Wednesday, January 31, 2018

The Island and Basilica of St Julius

On both calendars of the Roman Rite, today is the feast of St John Bosco, who was canonized by Pope Pius XI in 1934, and added to the general calendar very shortly thereafter. However, his feast was not added to the Ambrosian Rite calendar until the promulgation of the post-Conciliar reforms; January 31st is traditionally the feast day of St Julius, a priest and confessor of the later 4th century. He is said to have been a Greek from the island of Aegina, who together with his brother Julian migrated to northern Italy in the days of the Emperor Theodosius I (379-95), and set about evangelizing the region. After they had built 99 churches in various places, Julius chose as the place for the 100th church an island in the middle of the Lago d’Orta, a lake near Novara in the Piedmont region. Unable to find anyone to take him to the island, which was infested with serpents, he spread his cloak on the waters and used it as a boat; upon reaching the island, he drove away the serpents, and established his church.

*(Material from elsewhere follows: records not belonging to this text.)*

# zuds-survey/zuds-pipeline

Measured on AMD Instinct MI355X. Metric: Mpix/s resample->coadd->subtract, 3072x3072 frames, higher is better.
Workload: dtype f32; 1 GPU; configs[1]+[2]: 32x 3072x3072 TPV frames/GPU, mesh background + weight rescale + Lanczos-3 resample + WEIGHTED coadd (+ AND mask coadd, int16 masks); then 1 science frame/GPU: align ref, hotpants 3x3 regions x 10x10 stamps, r=10, ko=4, subtract; frames_per_gpu=32, size=3072, mask_dtype=int16, combine=WEIGHTED, subtract=True

## Files before the change

zuds-pipeline_amd/csrc/hotpants.hip:

```cpp
#include "hp_dev.h"
#include <sched.h>
#include "chol_diag.h"

__global__ void k_hp_valid(const float* __restrict__ sci, const float* __restrict__ ref,
                           const uint8_t* __restrict__ bpm, int64_t n, float il, float iu,
                           float tl, float tu, uint8_t* __restrict__ bad,
                           const double* __restrict__ lim, double nsig) {
    int64_t p = (int64_t)blockIdx.x * blockDim.x + threadIdx.x;
    if (lim) {
        il = (float)(lim[0] - nsig * lim[1]);
        tl = (float)(lim[3] - nsig * lim[4]);
    }
    if (p >= n) return;
    float s = sci[p], t = ref[p];
    bool ok = (s == s) && (t == t) && fabsf(s) < 3e38f && fabsf(t) < 3e38f;
    ok = ok && s >= il && s <= iu && t >= tl && t <= tu;
    if (bpm) ok = ok && bpm[p] == 0;
    bad[p] = ok ? 0 : 1;
}

#define HP_ROWMAX 16384
__global__ __launch_bounds__(256) void k_hp_rowany(const uint8_t* __restrict__ in, int nx, int ny, int hw,
                                                   uint8_t* __restrict__ out) {
    extern __shared__ int ra_pre[];
// ... 2258 lines not shown
    hp_merit_body(P, G, phi, vbar, active, xsol, merit, guard, needlist);
}
__global__ __launch_bounds__(64) void k_hp_merit_b(const hp_plan P, const hp_job* __restrict__ jobs, int round) {
    const hp_job& J = jobs[blockIdx.z];
    hp_merit_body(P, J.G, J.phi, J.vbar, J.active, J.rhs, J.merit, HPJ_GUARD(J, round), J.needlist);
}

__global__ __launch_bounds__(64) void k_hp_reject_wave(const hp_plan P, const double* __restrict__ merit,
                                                       const int2* __restrict__ centres, int* __restrict__ active,
                                                       int* __restrict__ need, int* __restrict__ chg,
                                                       int* __restrict__ nrej, double* __restrict__ stats,
                                                       const int* __restrict__ guard, int* __restrict__ round_flag,
                                                       int* __restrict__ needlist, const int* __restrict__ tmo,
                                                       const hp_sig sig) {
    hp_reject_wave_body(P, merit, centres, active, need, chg, nrej, stats, guard, round_flag, needlist, tmo);
    hp_round_signal(sig, round_flag, gridDim.x);
}
__global__ __launch_bounds__(64) void k_hp_reject_wave_b(const hp_plan P, const hp_job* __restrict__ jobs, int round) {
    const hp_job& J = jobs[blockIdx.z];
    hp_reject_wave_body(P, J.merit, J.centres, J.active, J.need, J.chg, HPJ_NREJ(J), J.stats, HPJ_GUARD(J, round),
                        J.rflags + round, J.needlist);
}

__global__ void k_hp_flag(int32_t* __restrict__ mask, const float* __restrict__ img, float value, int32_t bit,
                          int64_t n, const int* __restrict__ tmo, int nreg) {
    int gaveup = 0;
    for (int r = 0; r < nreg; ++r) gaveup |= tmo[r];
    if (gaveup) return;
    int64_t p = (int64_t)blockIdx.x * blockDim.x + threadIdx.x;
    if (p >= n) return;
    if (img[p] == value) mask[p] |= bit;
}

extern "C" void zm_hp_params_default(zm_hp_params* p) {
    if (!p) return;
    memset(p, 0, sizeof(*p));
    p->tu = 5e3; p->tl = 0.0; p->iu = 5e3; p->il = 0.0;
    p->r = 10.0; p->rss = 15.0;
    p->fin = sqrt(50000.0); p->fi = 1e-30;
    p->nsx = p->nsy = 10; p->nrx = p->nry = 1;
    p->ko = 4; p->bgo = 0; p->nss = 3; p->normalize = 0;
    p->ft = 20.0; p->ks = 2.0;
    p->ngauss = 3;
    p->deg[0] = 6; p->deg[1] = 4; p->deg[2] = 2;
    p->sigma[0] = 0.7; p->sigma[1] = 1.5; p->sigma[2] = 3.0;
    p->limits_dev = nullptr; p->limits_nsigma = 10.0;
}
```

The Island of St Julius (Isola di San Giulio) in the Lado d'Orta. (Image from Wikimedia Commons by Luca Casartelli)
Modern archeological research has in fact confirmed that a church was built in very ancient times on the island in the same place where a large basilica now stands dedicated to St Julius; he is also mentioned by the 8th century historian of the Lombards, Paul the Deacon. The current building dates from the 12th century, but has of course undergone numerous changes since then. Of particular interest within it are the pulpit, also of the 12th century, decorated with the symbols of the Evangelists, and some frescos of the late 15th century. I thought it would be nice to share these pictures, since Nicola found some old postcards with images of the island and the church.

The Basilica of St Julius (Image from Wikimedia Commons by Rollopack)
An old postcard showing the island from the other side.

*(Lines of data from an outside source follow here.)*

+  else return nblk == 2 ? k_conv_first_stream<DT, false, 2> : k_conv_first_stream<DT, false, 1>;
+}
+static FirstStreamKernel first_stream_kernel(int dtype, bool pair, int nblk) {
+  return dtype == 1 ? first_stream_kernel_of<__bf16>(pair, nblk)
+                    : (dtype == 2 ? first_stream_kernel_of<_Float16>(pair, nblk) : first_stream_kernel_of<float>(false, nblk));
+}
+static int g_first_resident[3][2][2];
+hipError_t conv_first_init() {
+  int dev = 0, cus = 0;
+  hipError_t e = hipGetDevice(&dev);
+  if (e == hipSuccess) e = hipDeviceGetAttribute(&cus, hipDeviceAttributeMultiprocessorCount, dev);
+  for (int dtype = 0; dtype < 3; ++dtype)
+    for (int pair = 0; pair < (dtype ? 2 : 1); ++pair)
+      for (int nblk = 1; nblk <= 2 && e == hipSuccess; ++nblk) {
+        int per_cu = 0;
+        e = hipOccupancyMaxActiveBlocksPerMultiprocessor(&per_cu, (const void*)first_stream_kernel(dtype, pair != 0, nblk), 256, 0);
+        g_first_resident[dtype][pair][nblk - 1] = cus * per_cu;
+      }
+  return e;
+}
+static hipError_t launch_first_stream(int dtype, const ConvArgs& a, hipStream_t st) {
+  const bool pair = dtype != 0 && ((a.C0 + a.C1) & 1) == 0;
+  const int nblk = a.Cout > 32 ? 2 : 1;
+  const int resident = g_first_resident[dtype][pair ? 1 : 0][nblk - 1];
+  FirstStream g;
+  g.total = a.B * (a.Ho >> 4) * (a.Wo >> 4);
+  g.run = std::max(a.first_stream, resident > 0 ? (g.total + resident - 1) / resident : 1);
+  const int es = dtype == 0 ? 4 : 2;
+  g.rp = first_stream_pitch(a.C0 + a.C1, es);
+  g.mg_cin = fastdiv_magic((unsigned)(a.C0 + a.C1));
+  for (int s = 0; s < 2; ++s) {
+    const int cs = s ? a.C1 : a.C0;
+    g.mg_rd[s] = fastdiv_magic((unsigned)((((cs * es) & 2) + 18 * cs * es + 3) >> 2));
+    g.mg_ce[s] = fastdiv_magic((unsigned)(cs * es));
+  }
+  const unsigned grid = (unsigned)((g.total + g.run - 1) / g.run);
+  void* args[] = {(void*)&a, (void*)&g};
+  (void)hipLaunchKernel((const void*)first_stream_kernel(dtype, pair, nblk), dim3(grid), dim3(256), args, 0, st);
+  return hipGetLastError();
+}
 hipError_t launch_conv_first(int dtype, const ConvArgs& a, hipStream_t st) {
+  if (a.first_stream > 0 && first_stream_ok(a, dtype == 0 ? 4 : 2)) {
+    return launch_first_stream(dtype, a, st);
+  }
   const unsigned grid = (unsigned)(a.B * (a.Ho >> 4) * (a.Wo >> 4));
   if (dtype == 1) hipLaunchKernelGGL(k_conv_first<__bf16>, dim3(grid), dim3(256), 0, st, a);
   else if (dtype == 2) hipLaunchKernelGGL(k_conv_first<_Float16>, dim3(grid), dim3(256), 0, st, a);
diff --git a/diffsplitting_amd/csrc/dsx_kernels.h b/diffsplitting_amd/csrc/dsx_kernels.h
--- a/diffsplitting_amd/csrc/dsx_kernels.h
+++ b/diffsplitting_amd/csrc/dsx_kernels.h
@@ -191,6 +191,7 @@
   float* stat_part;
   unsigned* handoff_timeouts;
   int ws_direct;
+  int first_stream;
   unsigned long long* stamp;
   int stamp_block;
   int ablate;
@@ -228,6 +229,7 @@
 hipError_t launch_conv_img(int dtype, int ks, const ConvArgs& a, hipStream_t st);
 bool conv_first_applicable(int ks, int stride, const ConvArgs& a, bool gn);
 hipError_t launch_conv_first(int dtype, const ConvArgs& a, hipStream_t st);
+hipError_t conv_first_init();
 hipError_t conv_init();
 hipError_t ops_init();
 
diff --git a/diffsplitting_amd/csrc/dsx_plan.cpp b/diffsplitting_amd/csrc/dsx_plan.cpp
--- a/diffsplitting_amd/csrc/dsx_plan.cpp
+++ b/diffsplitting_amd/csrc/dsx_plan.cpp
@@ -14,7 +14,7 @@
 PlanKnobs dsx::read_plan_knobs() {
   PlanKnobs k;
   static const struct { const char* name; int PlanKnobs::*field; } ints[] = {
-      {"DSX_FIRST", &PlanKnobs::first}, {"DSX_IMG", &PlanKnobs::img}, {"DSX_WS", &PlanKnobs::ws},
+      {"DSX_FIRST", &PlanKnobs::first}, {"DSX_FIRST_STREAM", &PlanKnobs::first_stream}, {"DSX_IMG", &PlanKnobs::img}, {"DSX_WS", &PlanKnobs::ws},
       {"DSX_WS_1X1", &PlanKnobs::ws_1x1}, {"DSX_WS_MIN_GRID", &PlanKnobs::ws_min_grid}, {"DSX_WS_G2", &PlanKnobs::ws_g2},
       {"DSX_WS_G2_MIN64", &PlanKnobs::ws_g2_min64}, {"DSX_WS_G2_MIN128", &PlanKnobs::ws_g2_min128},
       {"DSX_WS_G4_MIN64", &PlanKnobs::ws_g4_min64}, {"DSX_WS_C4", &PlanKnobs::ws_c4},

An old postcard of the pulpit.
The bull symbolizing St Luke the Evangelist. (Image from Wikimedia Commons by Wolfgang Sauber.)

Decorations on the reverse of the pulpit, a centaur, a deer attacked by two wild animals, and a vegetable pattern. (Image from Wikimedia Commons by the Fondo Paolo Monti, 1965)

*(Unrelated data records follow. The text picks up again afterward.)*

constexpr int CACHE_REC = 8;
static_assert(24 + 4 * (C4::A + 1) <= 8 * CACHE_REC && 24 + 4 * (TTT::A + 1) <= 8 * CACHE_REC, "cache record");

// ... 17 lines not shown
__device__ __forceinline__ int cache_find(const View &v, uint64_t own, uint64_t opp) {
  uint32_t h = leaf_hash(own, opp) & (uint32_t)v.cmask;
  for (int p = 0; p < CACHE_PROBES; ++p) {
    const unsigned long long *r = cache_rec(v, h);
    const unsigned long long tag = r[0];
    if (tag == 0) return -1;
    if (cache_live_tag(v, tag) && r[1] == own && r[2] == opp) {
      __atomic_thread_fence(__ATOMIC_ACQUIRE);
      unsigned long long *rw = cache_rec(v, h);
      const unsigned long long t2 = __hip_atomic_load(rw, __ATOMIC_ACQUIRE, __HIP_MEMORY_SCOPE_AGENT);
      const unsigned long long o2 = __hip_atomic_load(rw + 1, __ATOMIC_RELAXED, __HIP_MEMORY_SCOPE_AGENT);
      const unsigned long long q2 = __hip_atomic_load(rw + 2, __ATOMIC_RELAXED, __HIP_MEMORY_SCOPE_AGENT);
      return cache_live_tag(v, t2) && o2 == own && q2 == opp ? (int)h : -1;
    }
    h = (h + 1) & (uint32_t)v.cmask;
  }
  return -1;
}

template <class G>
__device__ __forceinline__ bool cache_hit(const View &v, int t) {
  uint64_t own, opp;
  leaf_key<G>(v, t, own, opp);
  const int e = cache_find(v, own, opp);
  if (e < 0) return false;
  __hip_atomic_store(cache_rec(v, e), ((unsigned long long)v.cgen << 32) | CACHE_READY, __ATOMIC_RELAXED,
                     __HIP_MEMORY_SCOPE_AGENT);
  v.xc[t] = e;
  return true;
}

template <class G>
__global__ __launch_bounds__(256) void k_dedup_owner(View v) {
  const int t = blockIdx.x * blockDim.x + threadIdx.x;
  if (t >= v.NS) return;
  const bool own = v.need[t] && (int)(uint32_t)v.dtab[v.dent[t]] == t;
  v.down[t] = own ? (v.cwin && cache_hit<G>(v, t) ? 3 : 1) : 0;
  if (own && v.lead) {
    uint64_t a, b;
    leaf_key<G>(v, t, a, b);
    v.okey[2 * (size_t)t] = a;
    v.okey[2 * (size_t)t + 1] = b;
  }
}

template <class G>
__global__ __launch_bounds__(256) void k_dedup_owner_peer(View v, const uint64_t *ptab, const uint64_t *pkey,
                                                          const uint8_t *pdown, int pmask, uint32_t pgen) {
  const int t = blockIdx.x * blockDim.x + threadIdx.x;
  if (t >= v.NS) return;
  int d = 0, xp = -1;
  if (v.need[t] && (int)(uint32_t)v.dtab[v.dent[t]] == t) {
    d = 1;
    if (v.cwin && cache_hit<G>(v, t)) {
      v.down[t] = 3;
      v.xpeer[t] = -1;
      return;
    }
    uint64_t own, opp;
    leaf_key<G>(v, t, own, opp);
    uint32_t h = leaf_hash(own, opp) & (uint32_t)pmask;
    for (int probe = 0; probe <= pmask; ++probe) {
      const unsigned long long w = ptab[h];
      if ((uint32_t)(w >> 32) != pgen) break;
      const int s = (int)(uint32_t)w;
      if (pkey[2 * (size_t)s] == own && pkey[2 * (size_t)s + 1] == opp) {
        if (pdown[s] == 1) {
          d = 2;
          xp = s;
        }
        break;
      }
      h = (h + 1) & (uint32_t)pmask;
    }
  }
  v.down[t] = (uint8_t)d;
  v.xpeer[t] = xp;
}

__global__ __launch_bounds__(256) void k_peer_push(View v, const int32_t *psrow, const float *pprobs,
                                                   const float *pvalues, float *probs, float *values) {
  const int t = blockIdx.x * blockDim.x + threadIdx.x;
  if (t >= v.NS || v.down[t] != 2) return;
  const int r1 = v.srow[t], r0 = psrow[v.xpeer[t]];
  for (int a = 0; a < v.A; ++a) probs[(size_t)r1 * v.A + a] = pprobs[(size_t)r0 * v.A + a];
  values[r1] = pvalues[r0];
}

template <class G>
__global__ __launch_bounds__(256) void k_cache_io(View v, float *probs0, float *values0, float *probs1,
                                                  float *values1) {
  const int t = blockIdx.x * blockDim.x + threadIdx.x;
  if (t >= v.NS || !v.need[t]) return;
  const int d = v.down[t];
  if (d == 0) return;
  const int A = v.A;
  const int row = v.srow[t];
  const bool n1 = row >= v.seg1;
  const int r = n1 ? row - v.seg1 : row;
  float *values = n1 ? values1 : values0;
  float *pr = (n1 ? probs1 : probs0) + (size_t)r * A;
  if (d == 3) {
    const float *c = cache_out(v, v.xc[t]);
    for (int a = 0; a < A; ++a) pr[a] = c[a];
    values[r] = c[A];
    return;
  }
  if (d == 2 && v.cshared) return;
  uint64_t own, opp;
  leaf_key<G>(v, t, own, opp);
  uint32_t h = leaf_hash(own, opp) & (uint32_t)v.cmask;
  const unsigned long long gen = (unsigned long long)v.cgen << 32;
  for (int p = 0; p < CACHE_PROBES; ++p) {
    unsigned long long *rec = cache_rec(v, h);
    unsigned long long w = __hip_atomic_load(rec, __ATOMIC_RELAXED, __HIP_MEMORY_SCOPE_AGENT);
    while (cache_free_tag(v, w)) {
      const unsigned long long old = atomicCAS(rec, w, gen | CACHE_BUSY);
      if (old == w) {
        rec[1] = own;
        rec[2] = opp;
        float *c = cache_out(v, h);
        for (int a = 0; a < A; ++a) c[a] = pr[a];
        c[A] = values[r];
        __hip_atomic_store(rec, gen | CACHE_READY, __ATOMIC_RELEASE, __HIP_MEMORY_SCOPE_AGENT);
        return;
      }
      w = old;
    }
    h = (h + 1) & (uint32_t)v.cmask;
  }
}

Another old postcard showing the Baroque interior of the church and the pulpit.

The relics of St Julius in the crypt chapel.

A clearer view (Image from Wikimedia Commons by BMK Wikimedia , CC BY-SA 3.0 license)
A 15th century fresco of the Trinity, with stories from the life of St Julius below. (Image from Wikimedia Commons by Laurom)
The Doctors of the Church, attributed to Tommaso Cagnola, late 15th century (This and the following image from Wikimedia Commons by Wolfgang Sauber.)
The Nativity of Christ, also attributed to Cagnola.